The stock perfomance prediction prototype technical aspects

Natural Language Processing (NLP), pre-processing, and Deep Learning were utilized in order “to prototype a predictive model to render consistent judgments on a company’s future prospects, based on the written textual sections of public earnings releases extracted from 10k releases and actual stock market performance.”

For input the team then proceeded to gather “a text corpus of two years of earnings release information for thousands of public companies worldwide.” They “extracted as source the sections 1, 1A, 7 and 7A from each company’s 10k — the business discussion, management overview, and disclosure of risks and market risks.”

Additionally, they “gathered the stock price of each of the companies on the day of the earnings release and the stock price four weeks later,” categorizing the public companies by industry category.

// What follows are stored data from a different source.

# ApsaraDB/galaxysql

Hardware: NVIDIA H100
Metric: joined+aggregated rows/sec; achieved HBM GB/s vs peak, at 1/2/4/8 H100 (higher is better)
Workload: dtype int64

## Files before the change

### galaxysql_b200/csrc/common.cuh

```cuda
#pragma once

#include <cuda_runtime.h>
#include <stdint.h>
#include <stdio.h>
#include <string.h>

#include <string>
#include <vector>

#include "../../include/gsql_gpu.h"

struct ProfEntry {
    std::string name;
    int64_t launches = 0;
    double ms = 0;
    std::vector<std::pair<cudaEvent_t, cudaEvent_t>> pending;
};

struct gsql_ctx {
    int device = 0;
    cudaStream_t stream = nullptr;
    bool own_stream = false;
    cudaStream_t copy_in = nullptr;
    cudaStream_t copy_out = nullptr;
// ... 174 lines not shown
    if (utype == GSQL_T_FP64) return gsql_hash_i64(gsql_double_bits(__longlong_as_double(k.i)));
    return gsql_hash_i64(k.i);
}
__device__ __forceinline__ int32_t gsql_row_hash(const KeySet &ks, int64_t r) {
    uint32_t h = 0;
#pragma unroll 1
    for (int c = 0; c < ks.n; c++) {
        KeyVal k = gsql_load_key(ks.c[c], r, ks.utype[c]);
        h = h * 31u + (uint32_t)gsql_key_hash(k, ks.utype[c]);
    }
    return (int32_t)h;
}

__host__ __device__ __forceinline__ uint64_t gsql_fmix64(uint64_t x) {
    x ^= x >> 33;
    x *= 0xff51afd7ed558ccdULL;
    x ^= x >> 33;
    x *= 0xc4ceb9fe1a85ec53ULL;
    x ^= x >> 33;
    return x;
}

__device__ __forceinline__ int4 ld_stream_16(const void *p) { return __ldcs(reinterpret_cast<const int4 *>(p)); }
__device__ __forceinline__ long long ld_stream_8(const void *p) { return __ldcs(reinterpret_cast<const long long *>(p)); }
__device__ __forceinline__ int ld_stream_4(const void *p) { return __ldcs(reinterpret_cast<const int *>(p)); }
__device__ __forceinline__ void st_stream_16(void *p, const int4 &v) { __stcs(reinterpret_cast<int4 *>(p), v); }
__device__ __forceinline__ void st_stream_8(void *p, long long v) { __stcs(reinterpret_cast<long long *>(p), v); }
__device__ __forceinline__ void st_stream_4(void *p, int v) { __stcs(reinterpret_cast<int *>(p), v); }

__device__ __forceinline__ uint64_t l2_policy_evict_last() {
    uint64_t pol;
    asm volatile("createpolicy.fractional.L2::evict_last.b64 %0, 1.0;" : "=l"(pol));
    return pol;
}
__device__ __forceinline__ int4 ld_keep_16(const void *p, uint64_t pol) {
    int4 v;
    asm volatile("ld.global.nc.L2::cache_hint.v4.s32 {%0,%1,%2,%3}, [%4], %5;"
                 : "=r"(v.x), "=r"(v.y), "=r"(v.z), "=r"(v.w)
                 : "l"(p), "l"(pol));
    return v;
}
__device__ __forceinline__ int4 ld_keep_16_na(const void *p, uint64_t pol) {
    int4 v;
    asm volatile("ld.global.nc.L1::no_allocate.L2::cache_hint.v4.s32 {%0,%1,%2,%3}, [%4], %5;"
                 : "=r"(v.x), "=r"(v.y), "=r"(v.z), "=r"(v.w)
                 : "l"(p), "l"(pol));
    return v;
}
__device__ __forceinline__ unsigned long long ld_keep_8(const void *p, uint64_t pol) {
    unsigned long long v;
    asm volatile("ld.global.nc.L2::cache_hint.u64 %0, [%1], %2;" : "=l"(v) : "l"(p), "l"(pol));
    return v;
}

__device__ __forceinline__ void red_add_f64_keep(double *p, double v, uint64_t pol) {
    asm volatile("red.global.add.L2::cache_hint.f64 [%0], %1, %2;" ::"l"(p), "d"(v), "l"(pol) : "memory");
}
__device__ __forceinline__ void red_add_u64_keep(unsigned long long *p, unsigned long long v, uint64_t pol) {
    asm volatile("red.global.add.L2::cache_hint.u64 [%0], %1, %2;" ::"l"(p), "l"(v), "l"(pol) : "memory");
}
__device__ __forceinline__ unsigned int ld_keep_u8(const uint8_t *p, uint64_t pol) {
    unsigned int v;
    asm volatile("ld.global.L2::cache_hint.u8 %0, [%1], %2;" : "=r"(v) : "l"(p), "l"(pol));
    return v;
}

static inline int64_t div_up(int64_t a, int64_t b) { return (a + b - 1) / b; }

gsql_status local_split_by_slot_range(gsql_ctx *ctx, const DColSet &in, int key_col, int64_t rows, int nparts, void *const *out_data);
```

### galaxysql_b200/csrc/join.cu

```cuda
#include <cub/device/device_scan.cuh>
#include <cub/iterator/transform_input_iterator.cuh>

#include <stdlib.h>

#include "common.cuh"
#include "join_fast.cuh"

namespace {

constexpr unsigned long long DIGEST_EMPTY = 0x8000000000000000ULL;
enum { F_ANY_MULTI = 0, F_MORE_THAN_ONE = 1, F_NULL_INTO_NONNULL = 2, F_COUNT = 4 };
enum { SIDE_PROBE = 0, SIDE_BUILD = 1 };

struct __align__(16) Slot {
    unsigned long long digest;
    int head;
    int multi;
};

struct OutCol {
    void *data;
    uint8_t *nulls;
    int32_t type;
    int32_t side;
// ... 562 lines not shown
    int64_t nh = (int64_t)P * g.nblocks;
    DevBuf hist, offs, tmp;
    GSQL_TRY(hist.alloc(ctx, (size_t)(nh + 1) * 8));
    GSQL_TRY(offs.alloc(ctx, (size_t)(nh + 1) * 8));
    GSQL_CUDA(ctx, cudaMemsetAsync((char *)hist.p + nh * 8, 0, 8, ctx->stream));
    std::string name = std::string("join_fast_hist_") + tag;
    {
        KernelScope ks(ctx, name.c_str());
        if (rpt) {
            FJ_DISPATCH_MODE(direct, {
                fj::k_fj_hist<fj::SM_THREADS, DM><<<g.nblocks, fj::SM_THREADS, (size_t)P * 4, ctx->stream>>>(cols.c[L.key_col], g, hist.as<int64_t>(), flags, M);
            });
        } else {
            fj::k_fj_hist<fj::THREADS, false><<<g.nblocks, fj::THREADS, (size_t)P * 4, ctx->stream>>>(cols.c[L.key_col], g, hist.as<int64_t>(), flags, M);
        }
    }
    GSQL_CUDA(ctx, cudaGetLastError());
    size_t tb = 0;
    GSQL_CUDA(ctx, cub::DeviceScan::ExclusiveSum(nullptr, tb, hist.as<int64_t>(), offs.as<int64_t>(), nh + 1, ctx->stream));
    GSQL_TRY(tmp.alloc(ctx, tb));
    name = std::string("join_fast_scan_") + tag;
    {
        KernelScope ks(ctx, name.c_str());
        GSQL_CUDA(ctx, cub::DeviceScan::ExclusiveSum(tmp.p, tb, hist.as<int64_t>(), offs.as<int64_t>(), nh + 1, ctx->stream));
    }
    const bool pipe = fj_scatter_pipe(W, P);
    size_t smem = rpt ? fj::scatter_sm_smem_bytes(W, P, rpt) : fj::scatter_smem_bytes(W, P, pipe);
    name = std::string("join_fast_scatter_") + tag;
    {
        KernelScope ks(ctx, name.c_str());
        FJ_DISPATCH_W(W, {
            if (rpt) {
                FJ_DISPATCH_MODE(direct, {
                    GSQL_CUDA(ctx, cudaFuncSetAttribute(fj::k_fj_scatter_sm<WW, DM>, cudaFuncAttributeMaxDynamicSharedMemorySize, (int)smem));
                    fj::k_fj_scatter_sm<WW, DM><<<g.nblocks, fj::SM_THREADS, smem, ctx->stream>>>(cols, L, g, rpt, offs.as<int64_t>(), RG, out, flags, M);
                });
            } else if (env_i64("GSQL_JOIN_SCATTER_DIRECT", 0)) {
                fj::k_fj_scatter_direct<WW><<<g.nblocks, fj::THREADS, (size_t)P * 12, ctx->stream>>>(cols, L, g, offs.as<int64_t>(), out);
            } else if (pipe) {
                    GSQL_CUDA(ctx, cudaFuncSetAttribute(fj::k_fj_scatter<WW, true>, cudaFuncAttributeMaxDynamicSharedMemorySize, (int)smem));
                fj::k_fj_scatter<WW, true><<<g.nblocks, fj::THREADS, smem, ctx->stream>>>(cols, L, g, offs.as<int64_t>(), out);
            } else {
                    GSQL_CUDA(ctx, cudaFuncSetAttribute(fj::k_fj_scatter<WW, false>, cudaFuncAttributeMaxDynamicSharedMemorySize, (int)smem));
                fj::k_fj_scatter<WW, false><<<g.nblocks, fj::THREADS, smem, ctx->stream>>>(cols, L, g, offs.as<int64_t>(), out);
            }
        });
    }
    GSQL_CUDA(ctx, cudaGetLastError());
    return GSQL_OK;
}
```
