# pablojara/kubernetesNetAwareScheduler

Measured on AMD Instinct MI355X. Metric: pod-node pair scores/sec and placements/sec at 10k nodes x 100k pods, higher is better.
Workload: dtype i8xi8->i32; 1 GPU; C3: 10000 nodes x 100000 pods, dense i8 latency + traffic, racks of 32 / zones of 16 racks, 8 peers per pod, clusterloader2-shaped requests; nodes=10000, pods=100000, parallelism=node-sharded x1, candidates_per_pod=8

## Files before the change

kubernetesnetawarescheduler_amd/csrc/k_cost.hip:

```cpp
#include "klist.h"

#include <type_traits>

namespace nas {
namespace {

typedef int v4i __attribute__((ext_vector_type(4)));
typedef int v16i __attribute__((ext_vector_type(16)));
typedef float v16f __attribute__((ext_vector_type(16)));
typedef float v4f __attribute__((ext_vector_type(4)));
typedef __bf16 bf16x8 __attribute__((ext_vector_type(8)));

constexpr int BM = COST_BM;
constexpr int BN = COST_BN;
constexpr int BKB = COST_BKB;
constexpr int PG_NARROW = 4;
constexpr int PG_WIDE = 2;
constexpr int WIDE_PODS = 384;
template <int DT>
constexpr bool mfma16() { return DT == NAS_DT_BF16; }
template <int DT>
struct Mma;

template <>
struct Mma<NAS_DT_I8> {
    using acc_t = v16i;
    using acc4_t = v4i;
    static __device__ __forceinline__ acc_t mma(v4i a, v4i b, acc_t c) {
        return __builtin_amdgcn_mfma_i32_32x32x32_i8(a, b, c, 0, 0, 0);
    }
    static __device__ __forceinline__ acc4_t mma16(v4i a, v4i b, acc4_t c) {
        return __builtin_amdgcn_mfma_i32_16x16x64_i8(a, b, c, 0, 0, 0);
    }
    static __device__ __forceinline__ unsigned okey(int x) { return (unsigned)x ^ 0x80000000u; }
};

template <>
struct Mma<NAS_DT_BF16> {
    using acc_t = v16f;
    using acc4_t = v4f;
    static __device__ __forceinline__ acc_t mma(v4i a, v4i b, acc_t c) {
        return __builtin_amdgcn_mfma_f32_32x32x16_bf16(__builtin_bit_cast(bf16x8, a),
                                                        __builtin_bit_cast(bf16x8, b), c, 0, 0, 0);
    }
    static __device__ __forceinline__ acc4_t mma16(v4i a, v4i b, acc4_t c) {
        return __builtin_amdgcn_mfma_f32_16x16x32_bf16(__builtin_bit_cast(bf16x8, a),
                                                        __builtin_bit_cast(bf16x8, b), c, 0, 0, 0);
    }
    static __device__ __forceinline__ unsigned okey(float x) {
        x = x + 0.0f;
        const unsigned u = __float_as_uint(x);
        return (u & 0x80000000u) ? ~u : (u | 0x80000000u);
    }
};

__device__ __forceinline__ void glds16(const void *g, void *l) {
    __builtin_amdgcn_global_load_lds((const void __attribute__((address_space(1))) *)g,
                                     (void __attribute__((address_space(3))) *)l, 16, 0, 0);
}

__device__ __forceinline__ unsigned lds_off(const void *p) {
    return (unsigned)(uintptr_t)(const __attribute__((address_space(3))) void *)p;
}
__device__ __forceinline__ void glds16_s(const void *sbase, unsigned voff, unsigned ldsa) {
    unsigned keep;
    asm volatile("s_mov_b32 %0, m0\n\ts_mov_b32 m0, %3\n\ts_nop 0\n\t"
                 "global_load_lds_dwordx4 %1, %2\n\ts_mov_b32 m0, %0"
                 : "=&s"(keep)
                 : "v"(voff), "s"(sbase), "s"(ldsa)
                 : "memory");
}

__device__ __forceinline__ unsigned umed3(unsigned a, unsigned b, unsigned c) {
    unsigned d;
    asm("v_med3_u32 %0, %1, %2, %3" : "=v"(d) : "v"(a), "v"(b), "v"(c));
    return d;
}
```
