+                                    if (dgq[g * DG_GROUP + j] == 0xffffffffu)
+                                        dgq[g * DG_GROUP + j] = (lz4_hash5(seqj[j]) << 17) | tag_of((uint32_t)seqj[j]);
                             }
                         }
-                        if (!enter(h, mytag, pos, nxt)) { on = false; continue; }
-                        dgq[k] = dg_fetch((uint32_t)DG_AHEAD - 1u);
+                        uint32_t nb = 0;
+                        uint32_t oe[DG_GROUP], seen[DG_GROUP];
+                        {
+                            uint32_t Pj = P, pos = pos0, nxt = nxt0;
+#pragma unroll
+                            for (int j = 0; j < DG_GROUP; ++j) {
+                                oe[j] = 0; seen[j] = 0;
+                                if (nb == (uint32_t)j && sgpr((uint32_t)(U + 64u * (uint32_t)j - 961u + 64u <= dg_words)) != 0u &&
+                                    lane_read(nxt, 63) <= mflimitPlusOne) {
+                                    nb = (uint32_t)j + 1u;
+                                    const uint32_t e = dgq[g * DG_GROUP + j];
+                                    const uint32_t h = e >> 17;
+                                    oe[j] = table[h];
+                                    seen[j] = atomicMax(&table[h], (pos << tsh) | (e & 0x1ffffu));
+                                }
+                                geometry_next(Pj, pos, nxt);
+                            }
+                        }
+                        wave_lds_sync();
+                        uint32_t bad = nb;
+                        uint32_t Pgood = P;
+                        {
+                            uint32_t Pj = P, pos = pos0, nxt = nxt0;
+#pragma unroll
+                            for (int j = 0; j < DG_GROUP; ++j) {
+                                if ((uint32_t)j < nb) {
+                                    const uint32_t mytag = dgq[g * DG_GROUP + j] & 0x1ffffu;
+                                    const bool hit_before = (oe[j] & tmask) == mytag && (pos - (oe[j] >> tsh)) <= LZ4_MAXD;
+                                    const uint32_t sp = seen[j] >> tsh;
+                                    const bool in_batch = sp >= Pj && seen[j] != oe[j];
+                                    const bool trouble = hit_before || (in_batch && (sp >= pos || (seen[j] & tmask) == mytag));
+                                    if (bad == nb && ballot(trouble)) bad = (uint32_t)j;
+                                }
+                                geometry_next(Pj, pos, nxt);
+                                if ((uint32_t)j < bad) Pgood = Pj;
+                            }
+                        }
+                        if (bad < nb) {
+#pragma unroll
+                            for (int j = DG_GROUP - 1; j >= 0; --j)
+                                if ((uint32_t)j < nb && (uint32_t)j >= bad) table[dgq[g * DG_GROUP + j] >> 17] = oe[j];
+                            wave_lds_sync();
+                        }
+                        P = Pgood;
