struct Gen {
  const Ruleset& rs;
  std::ostringstream out;
  std::vector<uint8_t> emitted;
  std::vector<uint32_t> emitted_log;
  bool ok = true;
  const bool use_len = !getenv("KYV_JIT_LEN") || atoi(getenv("KYV_JIT_LEN")) != 0;
  const size_t batch_max = getenv("KYV_JIT_BATCH") ? (size_t)std::max(1, atoi(getenv("KYV_JIT_BATCH"))) : 1;
  const bool leaf_fast = !getenv("KYV_JIT_LEAF_FAST") || atoi(getenv("KYV_JIT_LEAF_FAST")) != 0;
  const bool meta_keys;
  static constexpr uint32_t MK_COL = 0x80000000u;
  struct WildSrc { int pc = -1; bool two = false; uint32_t cs = 0; };
  std::vector<int> slot_meta;
  std::vector<WildSrc> wild_src;
  WildSrc cur_src[MAX_SLOTS];
  int class_of(uint32_t pn) const {
    const PNode& P = rs.pnodes[pn];
    if (!meta_keys || !(P.flags & PF_META) || node_mbase[pn] == NONE || meta_pos[pn] < 0) return -1;
    const size_t s = (size_t)node_mbase[pn] + P.meta;
    return s < rs.meta_class_of.size() ? rs.meta_class_of[s] : -1;
  }

  std::vector<int> slot;
  std::vector<int> slot_alen;
  std::vector<int> slot_elen;
  std::vector<std::vector<uint32_t>> scope_of;
  std::vector<uint8_t> scoped;
  std::vector<uint32_t> node_mbase;
  std::vector<int8_t> meta_pos;

  explicit Gen(const Ruleset& r, int meta_keys_mode = -1)
      : rs(r), meta_keys(meta_keys_mode < 0 ? jit_meta_keys_on() : meta_keys_mode != 0), emitted(r.pnodes.size(), 0), slot_meta(r.pnodes.size(), -1), wild_src(r.pentries.size()),
        slot(r.pentries.size(), -1), slot_alen(r.pnodes.size(), -1),
        slot_elen(r.pentries.size(), -1), scope_of(r.pnodes.size()), scoped(r.pnodes.size(), 0),
        node_mbase(r.pnodes.size(), NONE), meta_pos(r.pnodes.size(), -1) {}

  void mark_paths(uint32_t pn, uint32_t mbase, uint32_t k0, uint32_t k1, uint32_t k2, uint32_t k3, int depth) {
    if (pn == NONE || pn >= rs.pnodes.size() || depth > 4) return;
    const PNode& P = rs.pnodes[pn];
    if (P.kind != P_MAP) return;
    node_mbase[pn] = mbase;
    const uint32_t S = SID_FIRST_FREE + K_SPEC, T = SID_FIRST_FREE + K_TEMPLATE, J = SID_FIRST_FREE + K_JOBTEMPLATE;
    if (depth == 0) meta_pos[pn] = 0;
    else if (depth == 2 && k0 == S && k1 == T) meta_pos[pn] = 1;
    else if (depth == 4 && k0 == S && k1 == J && k2 == S && k3 == T) meta_pos[pn] = 2;
    for (uint32_t e = 0; e < P.n; e++) {
      const PEntry& E = rs.pentries[P.first + e];
      if ((E.flags & EF_WILD) || E.child == NONE || E.handler == H_STAR || E.handler == H_NEGATION ||
          E.handler == H_EXISTENCE || E.handler == H_EXIST_BADPAT)
// ... 438 lines not shown
          out << "  if (" << c << " != NONE) return mkerr(EC_NONE, 0, " << ET << ");\n";
          break;
        case H_EXISTENCE: {
          uint32_t npat = rs.pool[E.child];
          out << "  if (" << c << " != NONE) {\n"
              << "    uint32_t cnt, eb, aa = NONE;\n";
          if (slot_elen[P.first + e] >= 0)
            out << "    if (" << t << " == N_ARR && (uint32_t)(pc[" << slot_elen[P.first + e] << "] >> 32) != NONE) {\n"
                << "      cnt = (uint32_t)pc[" << slot_elen[P.first + e] << "]; eb = (uint32_t)(pc[" << slot_elen[P.first + e]
                << "] >> 32);\n"
                << "    } else\n";
          out << "    { const Node a = gnode(w.R + " << c << ");\n"
              << "      if (node_type(a) != N_ARR) return mkerr(EC_NONE, 0, " << ET << ");\n"
              << "      cnt = a.b; eb = a.c; aa = a.a; }\n";
          for (uint32_t j = 0; j < npat; j++) {
            out << "    { bool hit = false;\n"
                << "      for (uint32_t i = 0; i < cnt; i++) {\n"
                << "        const uint32_t er = eb == NONE ? NONE : eb + i;\n"
                << "        " << preload(rs.pool[E.child + 1 + j], "pe", "er") << "\n"
                << "        uint32_t et = T_UNK, ea = 0u, ei = NONE;\n"
                << (rs.pe_self[P.first + e] != NONE ? "        ei = jdec(jself(w, " + u(rs.pe_self[P.first + e]) + ", er), &et, &ea);\n"
                                                      : std::string())
                << "        if (ei == NONE) { ei = aa + i; et = T_UNK; }\n"
                << "        Ret r = p" << rs.pool[E.child + 1 + j] << "(w, ei, et, ea, er, pe);\n"
                << "        if (w.ost) return r;\n"
                << "        if (!r.err) { hit = true; break; }\n"
                << "      }\n"
                << "      if (!hit) return mkerr(EC_NONE, 0, " << ET << "); }\n";
          }
          out << "  }\n";
          break;
        }
        default:
          out << "  {\n";
          call("");
          out << "  }\n";
      }
    }
    out << "  return ok_ret();\n";
  }
};
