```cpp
template <class R>
R count_words(Carve &k) {
  constexpr size_t K = SBAM_NUM_KEYS, F = SBAM_NUM_FLAGS, N = SBAM_MAX_READS_TO_CHECK + 1;
  return R{k.w64(K * F), k.w64(K, 8), k.w64(K * N, 8), k.w64(F * F, 8), k.w64(4, 8), k.w64(F, 8)};
}

}
```

Before: 86.32.

## Slab the full check to overlap pass0 tiles with chain list building on a second stream

Splits the interior tiles of the full check into slabs aligned to chain chunks. Each slab's pass0 bit kernel runs on the main stream while the chain count, scan, list and link kernels for earlier slabs run on a separate non-blocking stream, joined by events before a single decide step. It adds a wave-sized list kernel and a capped list with a fallback to the old chain path when the guessed capacity overflows, and it fetches the counts together with the list total in one sync. The cost is extra streams, events and small launches, plus a fallback path that reruns the chains.

```diff
diff --git a/spark-bam_amd/csrc/sbam_api.cpp b/spark-bam_amd/csrc/sbam_api.cpp
--- a/spark-bam_amd/csrc/sbam_api.cpp
+++ b/spark-bam_amd/csrc/sbam_api.cpp
@@ -230,6 +230,11 @@
   DevBuf<int64_t> d_coff2, d_plist, d_pfb;
   DevBuf<uint8_t> d_pok;
   DevBuf<unsigned long long> d_nfb;
+  hipStream_t chain_stream = nullptr;
+  std::vector<hipEvent_t> slab_ev;
+  hipEvent_t chain_join = nullptr;
+  DevBuf<uint8_t> d_cslab;
+  int slab_n = 0;
   DevBuf<int64_t> d_sx, d_se, d_sn, d_sb;
   int32_t rp_tried = 0, rp_proved = 0;
   int64_t rp_missing = -1, rp_failed = -1;
@@ -293,8 +298,10 @@
 struct Timer {
   sbam_ctx *c;
   std::pair<hipEvent_t, hipEvent_t> *e = nullptr;
-  Timer(sbam_ctx *c_, const char *name) : c(c_) {
+  hipStream_t s = nullptr;
+  Timer(sbam_ctx *c_, const std::string &name, hipStream_t on = nullptr) : c(c_) {
     if (!c) return;
+    s = on ? on : c->stream;
     auto it = c->ev.find(name);
     if (it == c->ev.end()) {
       std::pair<hipEvent_t, hipEvent_t> p;
@@ -303,9 +310,9 @@
       it = c->ev.emplace(name, p).first;
     }
     e = &it->second;
-    (void)hipEventRecord(e->first, c->stream);
-  }
-  ~Timer() { if (c) (void)hipEventRecord(e->second, c->stream); }
+    (void)hipEventRecord(e->first, s);
+  }
+  ~Timer() { if (c) (void)hipEventRecord(e->second, s); }
 };
 
 #define SMALL(c, word) ((c)->d_small.get() + offsetof(Scratch, word) / 8)
@@ -577,6 +584,10 @@
   }
   for (hipEvent_t e : c->load_ev)
     if (e) (void)hipEventDestroy(e);
+  if (c->chain_stream) (void)hipStreamSynchronize(c->chain_stream);
+  for (hipEvent_t e : c->slab_ev) (void)hipEventDestroy(e);
+  if (c->chain_join) (void)hipEventDestroy(c->chain_join);
+  if (c->chain_stream) (void)hipStreamDestroy(c->chain_stream);
   c->blk.destroy();
   if (c->stream) (void)hipStreamDestroy(c->stream);
   delete c;
@@ -654,6 +665,16 @@
   if (!std::strcmp(kernel, "record_tags")) {
     const double walk = sbam_last_kernel_ms(c, "record_tag_walk"), bytes = sbam_last_kernel_ms(c, "record_tag_bytes");
     return walk < 0 ? -1.0 : walk + (bytes < 0 ? 0.0 : bytes);
+  }
+  if (!std::strcmp(kernel, "check_slabs")) return (double)c->slab_n;
+  const bool p0 = !std::strcmp(kernel, "check_pass0"), ch = !std::strcmp(kernel, "check_chains");
+  if (c->slab_n > 0 && (p0 || ch)) {
+    double sum = ch ? sbam_last_kernel_ms(c, "check_chains#decide") : 0.0;
+    for (int s = 0; s < c->slab_n && sum >= 0; s++) {
+      const double ms = sbam_last_kernel_ms(c, (std::string(kernel) + "#" + std::to_string(s)).c_str());
+      sum = ms < 0 ? -1.0 : sum + ms;
+    }
+    return sum;
   }
   auto it = c->ev.find(kernel);
   if (it == c->ev.end()) return -1.0;
@@ -1189,6 +1210,60 @@
   return launch_chain_list_run(view(c), x0, x1, R, by_key, cd, c->d_bitmap, cs, c->stream);
 }
 
+static int64_t env_i64(const char *name, int64_t dflt) {
+  const char *e = std::getenv(name);
+  return e && *e ? std::atoll(e) : dflt;
+}
+static CheckSlabs slabs_of(sbam_ctx *c, int64_t x0, int64_t x1, int32_t R, int32_t by_key, int64_t *tlo, int64_t *thi) {
+  if (!check_slabs_apply(view(c), x0, x1, R, by_key, tlo, thi)) return CheckSlabs{};
+  return check_slabs(chain_list_chunks(x0, x1), env_i64("SBAM_CHECK_SLABS", 2), env_i64("SBAM_CHECK_SLAB_TILES", 0));
+}
+static hipError_t ensure_slab_streams(sbam_ctx *c, int n) {
+  if (!c->chain_stream) HIPTRY(hipStreamCreateWithFlags(&c->chain_stream, hipStreamNonBlocking));
+  if (!c->chain_join) HIPTRY(hipEventCreateWithFlags(&c->chain_join, hipEventDisableTiming));
+  while ((int)c->slab_ev.size() < n) {
+    hipEvent_t e = nullptr;
+    HIPTRY(hipEventCreateWithFlags(&e, hipEventDisableTiming));
+    c->slab_ev.push_back(e);
+  }
+  return hipSuccess;
+}
+static hipError_t run_slabbed(sbam_ctx *c, int64_t x0, int64_t x1, int32_t R, CountsDev cd, const CheckSlabs &sl,
+                              int64_t tlo, int64_t thi, int64_t cap, int64_t **n_ptr) {
+  const int64_t nch = chain_list_chunks(x0, x1);
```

The tools used included Python with Azure Machine Learning Workbench, Jupyter Notebook, and NLP tools including the Gensim library.

Executive Producer Dave Mendlen (R) on the set of Decoded with Host John Shewchuk (L).

Machine Learning, according to Microsoft General Manager and Executive Producer of the Decoded Show, Dave Mendlen, is something that happens “on the server side” to “bring the best information forward.”

“Let’s take this technology and enable it to learn on its own,” says Mendlen on Machine Learning, adding, “and put that in the back-end for developers to take use of. If you are building an application, you can use that to do amazing things. They tend to be things that I’ll call back-end things or processing things that the user doesn’t necessarily see directly.”

Overcoming adversity

One of the difficulties that arose in the stock performance prediction prototype was that the “pre-trained word vectors” they used as a model had a limited vocabulary of some 400,000 words. Many industries have specific vocabulary that is not used outside their particular niche. However, the “GloVe pre-trained model of all of Wikipedia’s 2014 data” did prove useful in allowing the team to “vectorize” its document set and prepare it for deep learning toolkits.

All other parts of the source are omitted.